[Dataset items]
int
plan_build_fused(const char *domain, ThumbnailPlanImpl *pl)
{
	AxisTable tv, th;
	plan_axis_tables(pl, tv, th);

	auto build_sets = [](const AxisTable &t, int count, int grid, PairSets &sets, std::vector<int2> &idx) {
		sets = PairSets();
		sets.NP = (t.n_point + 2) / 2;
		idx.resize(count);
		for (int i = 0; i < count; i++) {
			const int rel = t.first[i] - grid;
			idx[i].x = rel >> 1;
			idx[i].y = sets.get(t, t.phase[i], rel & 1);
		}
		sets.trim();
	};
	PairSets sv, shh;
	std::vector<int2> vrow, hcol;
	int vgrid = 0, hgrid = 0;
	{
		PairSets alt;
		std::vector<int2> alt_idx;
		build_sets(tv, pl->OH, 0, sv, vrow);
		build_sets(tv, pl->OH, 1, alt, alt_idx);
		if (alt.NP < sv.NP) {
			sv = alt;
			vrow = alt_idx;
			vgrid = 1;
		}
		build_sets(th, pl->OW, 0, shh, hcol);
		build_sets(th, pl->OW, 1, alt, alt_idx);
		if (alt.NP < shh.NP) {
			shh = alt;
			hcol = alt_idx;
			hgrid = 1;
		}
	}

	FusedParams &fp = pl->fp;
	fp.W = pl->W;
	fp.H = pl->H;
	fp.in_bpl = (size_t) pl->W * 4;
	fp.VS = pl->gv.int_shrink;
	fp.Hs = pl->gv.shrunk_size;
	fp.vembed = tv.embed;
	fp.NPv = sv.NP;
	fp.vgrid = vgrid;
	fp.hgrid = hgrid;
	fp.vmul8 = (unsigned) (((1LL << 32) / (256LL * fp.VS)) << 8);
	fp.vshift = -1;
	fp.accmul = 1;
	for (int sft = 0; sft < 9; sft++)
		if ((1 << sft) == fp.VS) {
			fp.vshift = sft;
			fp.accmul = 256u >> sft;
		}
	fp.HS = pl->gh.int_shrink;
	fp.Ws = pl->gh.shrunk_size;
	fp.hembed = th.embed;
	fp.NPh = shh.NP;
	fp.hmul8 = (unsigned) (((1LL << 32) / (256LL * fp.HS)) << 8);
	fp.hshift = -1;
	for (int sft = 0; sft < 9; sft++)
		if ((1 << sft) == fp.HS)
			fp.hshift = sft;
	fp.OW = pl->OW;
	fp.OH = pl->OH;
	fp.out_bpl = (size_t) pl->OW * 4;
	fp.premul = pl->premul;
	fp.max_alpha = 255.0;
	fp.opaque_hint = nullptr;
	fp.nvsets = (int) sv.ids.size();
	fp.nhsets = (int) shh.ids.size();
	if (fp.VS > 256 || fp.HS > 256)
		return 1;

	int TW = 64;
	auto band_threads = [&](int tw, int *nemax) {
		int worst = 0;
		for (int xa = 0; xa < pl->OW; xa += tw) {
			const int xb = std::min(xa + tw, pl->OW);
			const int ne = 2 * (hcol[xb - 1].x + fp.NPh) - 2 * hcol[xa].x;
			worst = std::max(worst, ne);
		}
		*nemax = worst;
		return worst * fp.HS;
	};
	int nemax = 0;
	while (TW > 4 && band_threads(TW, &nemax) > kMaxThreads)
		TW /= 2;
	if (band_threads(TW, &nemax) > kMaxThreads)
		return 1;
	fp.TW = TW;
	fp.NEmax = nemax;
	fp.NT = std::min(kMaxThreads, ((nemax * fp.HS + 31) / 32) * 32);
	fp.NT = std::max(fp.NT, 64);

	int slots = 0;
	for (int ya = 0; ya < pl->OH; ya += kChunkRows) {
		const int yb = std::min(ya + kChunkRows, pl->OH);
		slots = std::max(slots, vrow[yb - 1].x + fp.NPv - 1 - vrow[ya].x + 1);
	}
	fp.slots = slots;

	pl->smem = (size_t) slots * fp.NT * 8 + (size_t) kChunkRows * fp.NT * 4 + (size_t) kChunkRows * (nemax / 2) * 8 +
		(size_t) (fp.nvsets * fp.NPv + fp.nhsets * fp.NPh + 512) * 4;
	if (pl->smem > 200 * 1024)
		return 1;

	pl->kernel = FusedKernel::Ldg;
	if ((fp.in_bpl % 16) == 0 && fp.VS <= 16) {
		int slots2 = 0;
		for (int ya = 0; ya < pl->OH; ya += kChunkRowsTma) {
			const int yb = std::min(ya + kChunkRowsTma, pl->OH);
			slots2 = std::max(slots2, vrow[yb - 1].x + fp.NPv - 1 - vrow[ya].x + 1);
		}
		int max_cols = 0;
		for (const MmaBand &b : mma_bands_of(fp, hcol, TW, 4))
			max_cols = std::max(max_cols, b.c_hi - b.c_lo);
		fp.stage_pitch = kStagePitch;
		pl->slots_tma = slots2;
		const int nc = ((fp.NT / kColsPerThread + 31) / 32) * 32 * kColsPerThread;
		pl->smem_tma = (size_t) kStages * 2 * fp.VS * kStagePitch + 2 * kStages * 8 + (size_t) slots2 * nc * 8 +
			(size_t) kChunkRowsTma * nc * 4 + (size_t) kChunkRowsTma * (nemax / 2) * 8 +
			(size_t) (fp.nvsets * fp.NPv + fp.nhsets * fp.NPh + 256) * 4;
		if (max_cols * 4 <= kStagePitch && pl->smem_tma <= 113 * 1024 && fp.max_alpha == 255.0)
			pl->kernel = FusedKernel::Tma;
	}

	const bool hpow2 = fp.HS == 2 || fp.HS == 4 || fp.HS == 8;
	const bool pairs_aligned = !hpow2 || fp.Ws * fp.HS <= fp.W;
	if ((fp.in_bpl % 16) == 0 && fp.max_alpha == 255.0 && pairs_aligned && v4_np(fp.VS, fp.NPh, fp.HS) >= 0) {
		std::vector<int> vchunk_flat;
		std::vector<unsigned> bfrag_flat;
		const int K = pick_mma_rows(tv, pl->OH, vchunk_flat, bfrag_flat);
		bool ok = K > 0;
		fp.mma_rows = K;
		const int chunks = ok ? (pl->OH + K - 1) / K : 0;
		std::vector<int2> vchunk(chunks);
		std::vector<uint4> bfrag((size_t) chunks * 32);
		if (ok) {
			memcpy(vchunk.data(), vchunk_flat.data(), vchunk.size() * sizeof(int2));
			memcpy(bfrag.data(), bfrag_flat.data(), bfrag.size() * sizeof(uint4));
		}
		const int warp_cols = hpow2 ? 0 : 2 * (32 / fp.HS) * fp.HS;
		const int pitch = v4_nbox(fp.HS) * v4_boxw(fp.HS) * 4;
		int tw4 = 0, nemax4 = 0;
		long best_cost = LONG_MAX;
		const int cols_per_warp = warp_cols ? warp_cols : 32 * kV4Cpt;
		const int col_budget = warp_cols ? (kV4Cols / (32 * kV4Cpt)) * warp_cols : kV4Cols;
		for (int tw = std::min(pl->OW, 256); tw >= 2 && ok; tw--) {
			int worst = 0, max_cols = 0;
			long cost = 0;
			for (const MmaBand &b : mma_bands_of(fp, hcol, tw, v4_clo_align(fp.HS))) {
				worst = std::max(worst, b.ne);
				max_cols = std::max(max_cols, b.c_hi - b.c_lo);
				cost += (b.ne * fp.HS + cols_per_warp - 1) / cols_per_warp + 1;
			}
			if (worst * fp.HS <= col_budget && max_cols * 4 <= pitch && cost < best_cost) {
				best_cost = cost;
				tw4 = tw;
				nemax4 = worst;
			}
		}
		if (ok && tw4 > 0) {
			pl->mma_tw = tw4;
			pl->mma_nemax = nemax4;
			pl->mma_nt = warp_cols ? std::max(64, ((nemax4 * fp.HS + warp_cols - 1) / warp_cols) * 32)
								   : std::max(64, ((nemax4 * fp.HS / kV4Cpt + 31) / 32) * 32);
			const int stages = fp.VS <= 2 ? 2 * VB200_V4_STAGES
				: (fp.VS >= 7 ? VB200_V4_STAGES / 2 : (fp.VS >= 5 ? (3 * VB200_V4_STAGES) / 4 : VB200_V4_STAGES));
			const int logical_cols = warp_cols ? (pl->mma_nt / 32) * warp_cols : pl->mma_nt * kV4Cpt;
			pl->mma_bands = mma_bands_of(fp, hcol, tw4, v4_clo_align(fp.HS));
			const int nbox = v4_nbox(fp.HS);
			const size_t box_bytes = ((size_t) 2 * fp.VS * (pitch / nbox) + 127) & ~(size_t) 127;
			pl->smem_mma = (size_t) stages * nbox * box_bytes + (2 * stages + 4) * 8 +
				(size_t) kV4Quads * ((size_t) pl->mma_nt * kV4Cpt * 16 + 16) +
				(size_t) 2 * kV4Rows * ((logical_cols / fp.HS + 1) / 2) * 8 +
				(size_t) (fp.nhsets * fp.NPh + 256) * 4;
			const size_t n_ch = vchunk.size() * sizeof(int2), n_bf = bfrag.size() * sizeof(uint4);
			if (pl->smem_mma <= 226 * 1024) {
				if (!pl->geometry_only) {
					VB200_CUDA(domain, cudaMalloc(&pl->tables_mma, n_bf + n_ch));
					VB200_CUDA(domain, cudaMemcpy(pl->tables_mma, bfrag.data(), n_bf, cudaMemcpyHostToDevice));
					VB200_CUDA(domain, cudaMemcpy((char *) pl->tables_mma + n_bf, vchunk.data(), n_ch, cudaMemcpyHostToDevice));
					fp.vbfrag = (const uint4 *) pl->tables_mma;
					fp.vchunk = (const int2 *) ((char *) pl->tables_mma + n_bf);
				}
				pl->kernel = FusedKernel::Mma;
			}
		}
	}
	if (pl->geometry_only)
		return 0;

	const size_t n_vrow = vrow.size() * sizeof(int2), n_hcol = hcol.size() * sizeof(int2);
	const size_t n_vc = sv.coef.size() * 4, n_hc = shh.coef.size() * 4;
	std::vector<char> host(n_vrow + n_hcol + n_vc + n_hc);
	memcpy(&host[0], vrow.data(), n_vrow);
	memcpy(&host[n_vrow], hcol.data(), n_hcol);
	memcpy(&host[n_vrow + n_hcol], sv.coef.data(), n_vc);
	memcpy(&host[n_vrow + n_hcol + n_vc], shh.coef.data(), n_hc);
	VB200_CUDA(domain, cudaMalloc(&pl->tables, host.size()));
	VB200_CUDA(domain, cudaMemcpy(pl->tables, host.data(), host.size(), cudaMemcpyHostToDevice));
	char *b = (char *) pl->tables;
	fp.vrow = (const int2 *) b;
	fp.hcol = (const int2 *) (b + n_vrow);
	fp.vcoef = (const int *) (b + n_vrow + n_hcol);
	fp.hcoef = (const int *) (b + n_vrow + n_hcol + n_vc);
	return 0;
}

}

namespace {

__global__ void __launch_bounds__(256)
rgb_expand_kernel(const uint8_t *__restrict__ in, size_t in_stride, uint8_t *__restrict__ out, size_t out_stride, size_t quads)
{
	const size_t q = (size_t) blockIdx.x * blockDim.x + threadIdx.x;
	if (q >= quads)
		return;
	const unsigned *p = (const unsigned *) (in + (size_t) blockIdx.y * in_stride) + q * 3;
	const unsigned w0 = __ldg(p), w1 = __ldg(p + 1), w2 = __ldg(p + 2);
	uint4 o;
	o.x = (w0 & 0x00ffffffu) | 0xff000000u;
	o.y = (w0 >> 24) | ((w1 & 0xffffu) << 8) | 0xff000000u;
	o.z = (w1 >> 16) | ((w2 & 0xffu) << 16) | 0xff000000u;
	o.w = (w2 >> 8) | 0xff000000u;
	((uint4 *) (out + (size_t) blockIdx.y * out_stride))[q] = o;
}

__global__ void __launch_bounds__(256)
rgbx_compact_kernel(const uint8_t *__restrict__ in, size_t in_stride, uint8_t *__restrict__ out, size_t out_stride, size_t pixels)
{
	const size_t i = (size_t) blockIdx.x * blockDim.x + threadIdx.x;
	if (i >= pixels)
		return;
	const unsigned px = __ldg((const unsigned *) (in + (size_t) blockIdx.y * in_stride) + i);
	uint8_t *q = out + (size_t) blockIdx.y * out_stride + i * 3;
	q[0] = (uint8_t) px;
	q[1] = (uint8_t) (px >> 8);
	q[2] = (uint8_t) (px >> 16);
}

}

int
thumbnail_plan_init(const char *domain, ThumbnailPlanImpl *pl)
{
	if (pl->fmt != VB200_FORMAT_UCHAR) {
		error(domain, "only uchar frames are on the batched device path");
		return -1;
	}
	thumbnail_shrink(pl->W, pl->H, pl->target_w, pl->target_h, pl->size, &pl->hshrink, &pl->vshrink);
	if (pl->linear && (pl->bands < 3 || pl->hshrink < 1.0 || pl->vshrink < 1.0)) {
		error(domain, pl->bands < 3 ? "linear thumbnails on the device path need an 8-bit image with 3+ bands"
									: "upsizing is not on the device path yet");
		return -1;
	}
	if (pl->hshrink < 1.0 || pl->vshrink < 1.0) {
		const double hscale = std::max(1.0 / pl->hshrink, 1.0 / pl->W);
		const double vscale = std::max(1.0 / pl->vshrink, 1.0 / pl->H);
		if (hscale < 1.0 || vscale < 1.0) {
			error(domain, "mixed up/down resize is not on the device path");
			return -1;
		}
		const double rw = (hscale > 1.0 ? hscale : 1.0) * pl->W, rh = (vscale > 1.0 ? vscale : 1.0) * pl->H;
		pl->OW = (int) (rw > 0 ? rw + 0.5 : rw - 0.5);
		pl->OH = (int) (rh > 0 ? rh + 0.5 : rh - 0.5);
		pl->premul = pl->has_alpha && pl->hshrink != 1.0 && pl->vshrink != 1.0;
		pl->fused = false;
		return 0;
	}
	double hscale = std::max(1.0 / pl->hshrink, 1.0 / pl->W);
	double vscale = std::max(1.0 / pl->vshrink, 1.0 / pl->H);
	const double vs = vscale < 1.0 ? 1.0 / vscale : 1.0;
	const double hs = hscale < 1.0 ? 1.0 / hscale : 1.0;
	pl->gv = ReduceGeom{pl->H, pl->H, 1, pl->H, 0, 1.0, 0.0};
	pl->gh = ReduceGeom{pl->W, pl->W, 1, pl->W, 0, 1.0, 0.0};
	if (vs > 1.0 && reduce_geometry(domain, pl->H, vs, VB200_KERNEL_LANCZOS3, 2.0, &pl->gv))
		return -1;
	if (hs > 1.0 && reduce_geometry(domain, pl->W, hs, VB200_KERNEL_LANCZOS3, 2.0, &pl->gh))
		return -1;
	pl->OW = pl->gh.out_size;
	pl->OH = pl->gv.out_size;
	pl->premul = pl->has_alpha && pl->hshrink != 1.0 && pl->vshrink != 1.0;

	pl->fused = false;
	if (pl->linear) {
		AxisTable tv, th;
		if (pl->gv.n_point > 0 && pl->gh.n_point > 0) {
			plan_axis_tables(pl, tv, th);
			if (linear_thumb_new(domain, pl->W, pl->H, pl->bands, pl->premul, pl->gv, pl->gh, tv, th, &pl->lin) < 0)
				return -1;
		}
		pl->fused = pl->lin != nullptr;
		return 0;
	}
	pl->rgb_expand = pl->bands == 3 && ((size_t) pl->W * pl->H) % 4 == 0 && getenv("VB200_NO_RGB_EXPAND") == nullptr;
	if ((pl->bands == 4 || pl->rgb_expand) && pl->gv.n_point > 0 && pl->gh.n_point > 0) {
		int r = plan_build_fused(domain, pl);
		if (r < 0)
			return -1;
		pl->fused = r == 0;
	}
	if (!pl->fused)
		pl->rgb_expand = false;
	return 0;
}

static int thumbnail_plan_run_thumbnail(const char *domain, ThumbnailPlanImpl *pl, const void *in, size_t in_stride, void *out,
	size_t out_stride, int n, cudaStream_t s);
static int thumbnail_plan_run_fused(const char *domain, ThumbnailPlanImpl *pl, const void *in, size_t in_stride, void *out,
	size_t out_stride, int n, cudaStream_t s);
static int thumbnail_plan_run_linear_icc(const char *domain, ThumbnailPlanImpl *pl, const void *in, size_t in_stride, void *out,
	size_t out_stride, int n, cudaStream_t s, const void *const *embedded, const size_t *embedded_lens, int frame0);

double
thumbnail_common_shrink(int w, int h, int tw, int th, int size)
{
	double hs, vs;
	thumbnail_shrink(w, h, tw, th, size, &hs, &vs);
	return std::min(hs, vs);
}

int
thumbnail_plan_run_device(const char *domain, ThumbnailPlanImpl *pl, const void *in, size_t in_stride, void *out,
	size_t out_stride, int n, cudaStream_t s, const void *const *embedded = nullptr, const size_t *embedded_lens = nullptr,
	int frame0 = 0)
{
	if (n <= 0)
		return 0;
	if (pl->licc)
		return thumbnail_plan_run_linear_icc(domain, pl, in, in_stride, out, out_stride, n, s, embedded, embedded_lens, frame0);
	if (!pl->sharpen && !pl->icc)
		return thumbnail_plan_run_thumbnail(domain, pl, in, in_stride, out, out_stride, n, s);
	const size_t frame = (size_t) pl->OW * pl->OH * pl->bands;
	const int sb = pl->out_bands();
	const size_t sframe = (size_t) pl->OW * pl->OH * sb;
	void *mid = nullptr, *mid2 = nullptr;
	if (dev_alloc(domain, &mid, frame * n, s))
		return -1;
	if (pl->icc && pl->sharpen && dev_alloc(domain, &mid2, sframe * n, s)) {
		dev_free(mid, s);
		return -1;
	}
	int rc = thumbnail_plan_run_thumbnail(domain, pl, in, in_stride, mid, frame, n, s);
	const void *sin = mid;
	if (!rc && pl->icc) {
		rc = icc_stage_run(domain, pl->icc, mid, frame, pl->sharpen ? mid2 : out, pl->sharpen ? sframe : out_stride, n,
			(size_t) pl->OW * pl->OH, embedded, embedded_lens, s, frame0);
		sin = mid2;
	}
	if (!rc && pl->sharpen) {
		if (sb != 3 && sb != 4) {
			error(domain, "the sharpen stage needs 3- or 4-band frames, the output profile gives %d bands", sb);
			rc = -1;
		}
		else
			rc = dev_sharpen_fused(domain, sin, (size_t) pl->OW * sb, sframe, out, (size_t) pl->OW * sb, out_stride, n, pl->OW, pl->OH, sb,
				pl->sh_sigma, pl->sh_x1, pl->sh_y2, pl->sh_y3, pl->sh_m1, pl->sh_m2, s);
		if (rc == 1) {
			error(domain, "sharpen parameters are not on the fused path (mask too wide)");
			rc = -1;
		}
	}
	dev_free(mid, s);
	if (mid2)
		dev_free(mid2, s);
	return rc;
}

**YOUR GOAL:** Lines holding the string "resize" in the records above must be counted; give the number alone.

**EXERCISE RESPONSE:** 2